[Start of Attachment]

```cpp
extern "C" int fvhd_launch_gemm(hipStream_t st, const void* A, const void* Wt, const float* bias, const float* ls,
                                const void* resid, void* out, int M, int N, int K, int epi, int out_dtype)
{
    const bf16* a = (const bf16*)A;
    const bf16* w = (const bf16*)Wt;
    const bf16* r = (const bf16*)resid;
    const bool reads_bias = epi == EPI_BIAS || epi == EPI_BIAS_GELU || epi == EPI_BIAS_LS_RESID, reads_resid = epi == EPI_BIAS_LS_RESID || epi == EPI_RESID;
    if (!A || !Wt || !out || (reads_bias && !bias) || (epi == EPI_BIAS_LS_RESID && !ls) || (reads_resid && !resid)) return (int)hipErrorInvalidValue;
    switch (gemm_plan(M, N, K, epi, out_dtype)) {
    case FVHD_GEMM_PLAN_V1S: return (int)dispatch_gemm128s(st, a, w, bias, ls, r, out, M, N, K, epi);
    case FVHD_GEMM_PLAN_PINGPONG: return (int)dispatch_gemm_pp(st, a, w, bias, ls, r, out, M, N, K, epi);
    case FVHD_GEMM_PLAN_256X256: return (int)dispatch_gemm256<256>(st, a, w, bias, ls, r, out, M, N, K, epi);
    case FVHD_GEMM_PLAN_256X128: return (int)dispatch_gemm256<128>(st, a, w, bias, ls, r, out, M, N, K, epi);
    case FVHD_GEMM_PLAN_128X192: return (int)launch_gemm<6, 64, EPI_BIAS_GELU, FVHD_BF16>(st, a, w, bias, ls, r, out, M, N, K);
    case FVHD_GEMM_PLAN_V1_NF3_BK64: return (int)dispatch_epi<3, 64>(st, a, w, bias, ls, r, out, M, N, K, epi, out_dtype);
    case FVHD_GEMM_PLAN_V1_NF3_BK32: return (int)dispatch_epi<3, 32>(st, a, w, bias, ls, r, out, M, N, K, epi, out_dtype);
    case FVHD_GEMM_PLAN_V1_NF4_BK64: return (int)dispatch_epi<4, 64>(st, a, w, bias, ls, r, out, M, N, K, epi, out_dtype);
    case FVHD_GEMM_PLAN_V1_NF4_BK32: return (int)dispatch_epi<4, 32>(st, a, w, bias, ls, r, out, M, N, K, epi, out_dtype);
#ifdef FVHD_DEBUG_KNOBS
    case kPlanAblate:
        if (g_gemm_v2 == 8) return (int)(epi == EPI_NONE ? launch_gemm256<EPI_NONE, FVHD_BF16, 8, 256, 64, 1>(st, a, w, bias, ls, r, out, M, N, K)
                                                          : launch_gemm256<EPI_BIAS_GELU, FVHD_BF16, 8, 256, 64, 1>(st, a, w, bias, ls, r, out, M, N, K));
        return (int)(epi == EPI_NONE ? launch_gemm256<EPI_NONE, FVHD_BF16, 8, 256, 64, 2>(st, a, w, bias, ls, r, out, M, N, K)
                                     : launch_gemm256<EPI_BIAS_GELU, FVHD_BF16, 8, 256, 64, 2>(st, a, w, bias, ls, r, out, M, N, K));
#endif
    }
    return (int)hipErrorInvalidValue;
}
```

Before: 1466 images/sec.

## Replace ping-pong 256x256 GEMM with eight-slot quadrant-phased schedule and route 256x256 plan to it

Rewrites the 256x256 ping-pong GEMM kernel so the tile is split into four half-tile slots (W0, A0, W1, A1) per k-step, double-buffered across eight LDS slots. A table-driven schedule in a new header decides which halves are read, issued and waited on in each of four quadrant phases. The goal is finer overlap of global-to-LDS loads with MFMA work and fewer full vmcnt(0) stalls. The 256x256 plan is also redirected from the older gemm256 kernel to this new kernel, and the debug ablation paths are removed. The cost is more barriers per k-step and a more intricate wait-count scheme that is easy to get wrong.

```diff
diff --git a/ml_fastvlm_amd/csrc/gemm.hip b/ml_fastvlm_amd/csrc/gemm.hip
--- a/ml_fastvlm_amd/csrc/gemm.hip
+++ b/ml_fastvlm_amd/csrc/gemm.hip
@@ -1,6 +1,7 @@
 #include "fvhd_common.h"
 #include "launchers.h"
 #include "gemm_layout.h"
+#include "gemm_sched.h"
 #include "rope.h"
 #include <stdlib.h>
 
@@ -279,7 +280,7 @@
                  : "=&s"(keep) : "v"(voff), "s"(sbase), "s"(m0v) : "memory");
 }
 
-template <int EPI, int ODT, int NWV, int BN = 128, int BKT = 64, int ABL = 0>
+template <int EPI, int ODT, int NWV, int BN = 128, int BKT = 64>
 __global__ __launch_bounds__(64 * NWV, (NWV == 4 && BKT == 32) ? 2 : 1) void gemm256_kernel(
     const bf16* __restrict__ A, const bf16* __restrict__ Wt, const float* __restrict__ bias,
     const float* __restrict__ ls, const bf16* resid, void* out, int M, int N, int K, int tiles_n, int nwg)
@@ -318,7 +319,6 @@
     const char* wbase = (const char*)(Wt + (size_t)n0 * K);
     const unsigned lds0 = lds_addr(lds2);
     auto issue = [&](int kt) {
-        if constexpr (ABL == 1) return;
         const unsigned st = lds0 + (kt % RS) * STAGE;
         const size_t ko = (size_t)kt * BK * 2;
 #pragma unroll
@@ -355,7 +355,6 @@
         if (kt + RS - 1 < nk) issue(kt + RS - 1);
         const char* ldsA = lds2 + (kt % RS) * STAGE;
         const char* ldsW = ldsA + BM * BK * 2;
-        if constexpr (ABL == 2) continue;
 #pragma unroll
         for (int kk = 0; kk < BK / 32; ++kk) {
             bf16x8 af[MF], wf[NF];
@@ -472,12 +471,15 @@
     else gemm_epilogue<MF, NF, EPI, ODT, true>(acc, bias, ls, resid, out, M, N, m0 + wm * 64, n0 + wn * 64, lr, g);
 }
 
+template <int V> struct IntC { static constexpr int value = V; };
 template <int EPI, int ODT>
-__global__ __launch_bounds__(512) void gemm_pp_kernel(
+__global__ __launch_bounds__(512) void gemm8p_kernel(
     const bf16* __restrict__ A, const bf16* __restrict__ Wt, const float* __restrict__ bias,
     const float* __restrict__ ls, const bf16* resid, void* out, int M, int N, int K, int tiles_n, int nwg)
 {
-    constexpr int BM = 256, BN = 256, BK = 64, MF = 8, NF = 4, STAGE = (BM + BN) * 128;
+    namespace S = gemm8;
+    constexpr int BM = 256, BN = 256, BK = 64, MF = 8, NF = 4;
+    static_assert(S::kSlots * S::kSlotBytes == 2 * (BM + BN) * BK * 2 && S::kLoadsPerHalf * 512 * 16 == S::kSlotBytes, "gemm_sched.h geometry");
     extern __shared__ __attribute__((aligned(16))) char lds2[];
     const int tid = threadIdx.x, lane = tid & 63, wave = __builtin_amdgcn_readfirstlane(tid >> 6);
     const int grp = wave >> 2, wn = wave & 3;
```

[End of Attachment]
[Start of Attachment]

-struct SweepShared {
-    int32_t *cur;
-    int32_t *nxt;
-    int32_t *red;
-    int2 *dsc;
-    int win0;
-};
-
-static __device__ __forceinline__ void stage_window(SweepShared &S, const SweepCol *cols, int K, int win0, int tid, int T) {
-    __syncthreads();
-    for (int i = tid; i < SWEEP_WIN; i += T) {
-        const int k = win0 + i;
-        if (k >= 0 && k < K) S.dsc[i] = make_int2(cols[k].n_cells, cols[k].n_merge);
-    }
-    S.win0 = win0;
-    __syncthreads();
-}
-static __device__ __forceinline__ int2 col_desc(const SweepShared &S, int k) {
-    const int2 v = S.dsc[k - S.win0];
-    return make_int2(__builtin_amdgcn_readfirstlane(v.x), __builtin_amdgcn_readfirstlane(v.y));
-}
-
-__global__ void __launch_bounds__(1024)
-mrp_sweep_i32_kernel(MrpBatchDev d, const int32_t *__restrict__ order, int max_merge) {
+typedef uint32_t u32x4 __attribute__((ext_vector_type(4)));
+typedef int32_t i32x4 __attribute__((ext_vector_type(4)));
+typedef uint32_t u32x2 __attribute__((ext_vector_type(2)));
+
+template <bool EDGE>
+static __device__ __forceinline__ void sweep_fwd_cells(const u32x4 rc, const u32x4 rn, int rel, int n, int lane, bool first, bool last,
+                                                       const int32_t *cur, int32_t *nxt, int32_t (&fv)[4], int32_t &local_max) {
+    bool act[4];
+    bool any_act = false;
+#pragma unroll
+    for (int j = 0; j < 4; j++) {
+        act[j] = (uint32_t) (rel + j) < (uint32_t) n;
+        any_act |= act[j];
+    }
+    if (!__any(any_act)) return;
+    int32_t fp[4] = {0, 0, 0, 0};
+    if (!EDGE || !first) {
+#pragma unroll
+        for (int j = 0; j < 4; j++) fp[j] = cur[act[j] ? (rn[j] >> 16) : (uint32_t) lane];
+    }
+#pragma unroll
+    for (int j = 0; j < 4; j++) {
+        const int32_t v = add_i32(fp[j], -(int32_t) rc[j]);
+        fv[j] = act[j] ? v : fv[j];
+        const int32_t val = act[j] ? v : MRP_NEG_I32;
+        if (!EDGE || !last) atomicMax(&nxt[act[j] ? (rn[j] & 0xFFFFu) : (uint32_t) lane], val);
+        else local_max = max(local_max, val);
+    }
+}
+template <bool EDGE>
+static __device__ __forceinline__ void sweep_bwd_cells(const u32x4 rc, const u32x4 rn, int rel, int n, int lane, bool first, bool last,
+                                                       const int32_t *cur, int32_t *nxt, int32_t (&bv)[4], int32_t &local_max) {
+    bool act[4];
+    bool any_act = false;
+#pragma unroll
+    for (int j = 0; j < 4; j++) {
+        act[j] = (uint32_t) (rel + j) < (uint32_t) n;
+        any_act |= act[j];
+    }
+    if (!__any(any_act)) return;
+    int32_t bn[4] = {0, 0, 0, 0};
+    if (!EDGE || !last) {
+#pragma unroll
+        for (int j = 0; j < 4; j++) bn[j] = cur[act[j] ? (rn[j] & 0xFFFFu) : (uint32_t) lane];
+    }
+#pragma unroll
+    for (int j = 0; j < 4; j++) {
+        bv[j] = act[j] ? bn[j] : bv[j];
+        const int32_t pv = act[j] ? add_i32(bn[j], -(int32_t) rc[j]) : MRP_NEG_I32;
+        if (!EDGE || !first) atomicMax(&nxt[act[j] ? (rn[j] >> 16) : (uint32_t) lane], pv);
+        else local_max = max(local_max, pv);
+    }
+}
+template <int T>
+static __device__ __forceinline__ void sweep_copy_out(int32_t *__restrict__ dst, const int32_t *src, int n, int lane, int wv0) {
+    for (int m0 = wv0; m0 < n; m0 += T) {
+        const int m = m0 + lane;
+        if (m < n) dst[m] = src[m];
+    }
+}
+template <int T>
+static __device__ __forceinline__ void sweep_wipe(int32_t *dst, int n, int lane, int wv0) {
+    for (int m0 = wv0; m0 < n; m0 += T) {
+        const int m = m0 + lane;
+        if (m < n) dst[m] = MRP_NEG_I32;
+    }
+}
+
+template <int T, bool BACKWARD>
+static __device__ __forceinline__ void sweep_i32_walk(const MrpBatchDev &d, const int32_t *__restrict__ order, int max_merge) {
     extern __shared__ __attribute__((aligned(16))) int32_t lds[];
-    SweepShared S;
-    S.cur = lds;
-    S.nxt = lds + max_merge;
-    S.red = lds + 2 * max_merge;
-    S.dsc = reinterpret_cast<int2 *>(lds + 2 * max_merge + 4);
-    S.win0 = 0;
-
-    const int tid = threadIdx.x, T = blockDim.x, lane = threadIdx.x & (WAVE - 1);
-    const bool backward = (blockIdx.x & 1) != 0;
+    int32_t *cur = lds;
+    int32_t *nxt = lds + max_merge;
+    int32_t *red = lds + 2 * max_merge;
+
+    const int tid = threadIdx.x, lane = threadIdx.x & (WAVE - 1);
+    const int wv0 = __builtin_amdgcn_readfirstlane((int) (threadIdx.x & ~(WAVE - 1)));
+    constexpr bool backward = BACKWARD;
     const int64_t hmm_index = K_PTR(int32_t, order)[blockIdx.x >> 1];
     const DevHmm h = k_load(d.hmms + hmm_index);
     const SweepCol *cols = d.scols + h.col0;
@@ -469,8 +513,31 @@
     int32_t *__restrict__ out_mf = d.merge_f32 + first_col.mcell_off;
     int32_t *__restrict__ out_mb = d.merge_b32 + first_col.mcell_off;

[End of Attachment]
[Start of Attachment]

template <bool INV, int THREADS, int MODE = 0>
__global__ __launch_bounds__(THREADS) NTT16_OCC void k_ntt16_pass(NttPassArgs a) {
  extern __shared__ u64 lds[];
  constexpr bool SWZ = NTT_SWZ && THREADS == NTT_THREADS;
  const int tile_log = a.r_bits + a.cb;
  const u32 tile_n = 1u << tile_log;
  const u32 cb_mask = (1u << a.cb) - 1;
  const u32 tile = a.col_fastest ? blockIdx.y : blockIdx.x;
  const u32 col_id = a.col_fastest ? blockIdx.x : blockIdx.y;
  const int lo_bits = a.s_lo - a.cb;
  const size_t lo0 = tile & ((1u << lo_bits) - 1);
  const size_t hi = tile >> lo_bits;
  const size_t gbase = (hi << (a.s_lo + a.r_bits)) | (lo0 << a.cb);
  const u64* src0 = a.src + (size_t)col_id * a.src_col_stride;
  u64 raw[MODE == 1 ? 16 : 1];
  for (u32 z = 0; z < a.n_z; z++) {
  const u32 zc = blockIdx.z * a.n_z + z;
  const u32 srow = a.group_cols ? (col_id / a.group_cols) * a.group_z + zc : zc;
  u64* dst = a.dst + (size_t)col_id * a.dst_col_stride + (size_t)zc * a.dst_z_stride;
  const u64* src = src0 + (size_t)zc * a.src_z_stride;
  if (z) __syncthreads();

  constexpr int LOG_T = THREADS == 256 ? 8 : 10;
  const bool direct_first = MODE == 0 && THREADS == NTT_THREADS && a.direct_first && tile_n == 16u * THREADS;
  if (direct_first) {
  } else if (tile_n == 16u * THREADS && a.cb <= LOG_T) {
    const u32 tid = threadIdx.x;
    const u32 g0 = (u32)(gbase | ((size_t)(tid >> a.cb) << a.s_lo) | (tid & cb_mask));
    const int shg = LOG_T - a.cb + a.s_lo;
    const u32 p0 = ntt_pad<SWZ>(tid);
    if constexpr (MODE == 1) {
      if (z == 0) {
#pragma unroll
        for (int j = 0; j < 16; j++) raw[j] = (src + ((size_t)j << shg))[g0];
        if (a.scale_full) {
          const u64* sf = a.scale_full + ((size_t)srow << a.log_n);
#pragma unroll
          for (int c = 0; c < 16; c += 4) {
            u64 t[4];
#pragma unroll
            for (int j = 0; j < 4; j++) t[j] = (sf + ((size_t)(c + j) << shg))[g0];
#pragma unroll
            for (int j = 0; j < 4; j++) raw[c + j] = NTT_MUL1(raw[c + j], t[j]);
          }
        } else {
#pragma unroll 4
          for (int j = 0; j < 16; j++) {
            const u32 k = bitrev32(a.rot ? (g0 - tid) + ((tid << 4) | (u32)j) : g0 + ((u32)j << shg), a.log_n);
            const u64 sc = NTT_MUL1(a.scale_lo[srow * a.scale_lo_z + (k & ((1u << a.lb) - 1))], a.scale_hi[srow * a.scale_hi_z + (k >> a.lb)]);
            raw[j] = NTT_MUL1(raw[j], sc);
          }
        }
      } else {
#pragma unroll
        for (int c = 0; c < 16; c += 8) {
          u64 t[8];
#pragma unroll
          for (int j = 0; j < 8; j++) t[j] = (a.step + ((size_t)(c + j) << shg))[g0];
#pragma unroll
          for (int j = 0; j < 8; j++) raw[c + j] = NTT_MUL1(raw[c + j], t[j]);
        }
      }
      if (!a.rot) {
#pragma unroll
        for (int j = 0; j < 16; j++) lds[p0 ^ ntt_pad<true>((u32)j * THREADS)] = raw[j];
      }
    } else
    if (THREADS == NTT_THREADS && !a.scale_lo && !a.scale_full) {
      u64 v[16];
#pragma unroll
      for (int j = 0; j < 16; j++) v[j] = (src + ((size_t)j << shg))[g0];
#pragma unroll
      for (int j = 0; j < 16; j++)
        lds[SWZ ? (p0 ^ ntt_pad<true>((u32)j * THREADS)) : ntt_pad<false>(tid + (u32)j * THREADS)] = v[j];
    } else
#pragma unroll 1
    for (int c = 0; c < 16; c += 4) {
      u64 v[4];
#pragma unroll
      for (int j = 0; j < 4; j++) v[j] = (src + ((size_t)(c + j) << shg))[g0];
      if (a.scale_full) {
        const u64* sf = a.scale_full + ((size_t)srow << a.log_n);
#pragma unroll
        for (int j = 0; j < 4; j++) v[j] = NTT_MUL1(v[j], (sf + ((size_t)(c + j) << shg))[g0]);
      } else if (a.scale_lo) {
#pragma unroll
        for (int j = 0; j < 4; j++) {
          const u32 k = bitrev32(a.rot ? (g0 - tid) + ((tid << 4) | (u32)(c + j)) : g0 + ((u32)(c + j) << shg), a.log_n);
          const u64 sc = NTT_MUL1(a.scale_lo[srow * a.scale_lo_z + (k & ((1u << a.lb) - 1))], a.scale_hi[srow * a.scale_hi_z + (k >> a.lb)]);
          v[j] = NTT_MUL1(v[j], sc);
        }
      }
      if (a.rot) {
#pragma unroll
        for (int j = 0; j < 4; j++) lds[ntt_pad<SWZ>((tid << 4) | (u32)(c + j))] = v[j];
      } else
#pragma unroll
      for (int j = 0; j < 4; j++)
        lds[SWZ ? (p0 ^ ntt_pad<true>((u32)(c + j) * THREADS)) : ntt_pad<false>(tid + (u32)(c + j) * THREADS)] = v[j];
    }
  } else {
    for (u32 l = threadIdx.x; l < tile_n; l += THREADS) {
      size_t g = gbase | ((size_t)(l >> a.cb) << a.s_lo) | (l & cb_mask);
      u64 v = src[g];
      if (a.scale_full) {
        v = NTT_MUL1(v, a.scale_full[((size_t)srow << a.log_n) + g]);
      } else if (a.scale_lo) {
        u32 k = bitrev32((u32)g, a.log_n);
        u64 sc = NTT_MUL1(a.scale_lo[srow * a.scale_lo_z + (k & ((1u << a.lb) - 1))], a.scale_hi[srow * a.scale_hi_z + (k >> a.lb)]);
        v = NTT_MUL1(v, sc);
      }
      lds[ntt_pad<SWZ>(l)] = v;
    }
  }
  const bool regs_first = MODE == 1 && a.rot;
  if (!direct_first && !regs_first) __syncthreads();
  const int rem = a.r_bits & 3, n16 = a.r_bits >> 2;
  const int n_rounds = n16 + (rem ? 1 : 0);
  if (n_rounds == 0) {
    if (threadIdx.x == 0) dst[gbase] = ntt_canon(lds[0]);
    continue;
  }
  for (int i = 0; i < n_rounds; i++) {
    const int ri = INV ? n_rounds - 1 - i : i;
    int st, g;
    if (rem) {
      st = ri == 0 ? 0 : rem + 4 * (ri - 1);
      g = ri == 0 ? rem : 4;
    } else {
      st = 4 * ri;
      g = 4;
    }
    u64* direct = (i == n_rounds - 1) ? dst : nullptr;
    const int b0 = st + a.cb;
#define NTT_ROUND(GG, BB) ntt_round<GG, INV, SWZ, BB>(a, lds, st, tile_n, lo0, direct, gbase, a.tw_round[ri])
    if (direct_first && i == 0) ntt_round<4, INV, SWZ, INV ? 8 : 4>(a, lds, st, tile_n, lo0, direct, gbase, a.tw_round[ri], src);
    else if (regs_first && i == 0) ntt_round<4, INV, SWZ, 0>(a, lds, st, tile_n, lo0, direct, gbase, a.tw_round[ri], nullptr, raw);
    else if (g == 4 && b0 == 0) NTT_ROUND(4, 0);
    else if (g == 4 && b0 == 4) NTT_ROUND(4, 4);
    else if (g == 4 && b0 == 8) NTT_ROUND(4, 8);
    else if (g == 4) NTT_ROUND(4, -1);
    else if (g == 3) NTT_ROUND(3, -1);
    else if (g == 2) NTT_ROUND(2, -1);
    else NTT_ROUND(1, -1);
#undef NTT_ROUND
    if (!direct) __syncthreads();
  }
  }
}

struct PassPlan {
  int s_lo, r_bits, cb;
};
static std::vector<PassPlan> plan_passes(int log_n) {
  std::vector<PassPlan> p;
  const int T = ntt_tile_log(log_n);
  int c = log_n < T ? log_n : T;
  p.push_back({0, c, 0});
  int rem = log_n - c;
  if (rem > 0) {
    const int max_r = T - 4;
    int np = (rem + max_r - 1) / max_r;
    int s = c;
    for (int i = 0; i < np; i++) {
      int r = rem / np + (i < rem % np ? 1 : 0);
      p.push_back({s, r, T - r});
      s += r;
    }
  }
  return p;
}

[End of Attachment]

→ REQUIREMENT
Each line that mentions the string "blockIdx" must be copied from the listing.

→ SOLUTION FOR THIS EXERCISE
-    const bool backward = (blockIdx.x & 1) != 0;
     const int64_t hmm_index = K_PTR(int32_t, order)[blockIdx.x >> 1];
  const u32 tile = a.col_fastest ? blockIdx.y : blockIdx.x;
  const u32 col_id = a.col_fastest ? blockIdx.x : blockIdx.y;
  const u32 zc = blockIdx.z * a.n_z + z;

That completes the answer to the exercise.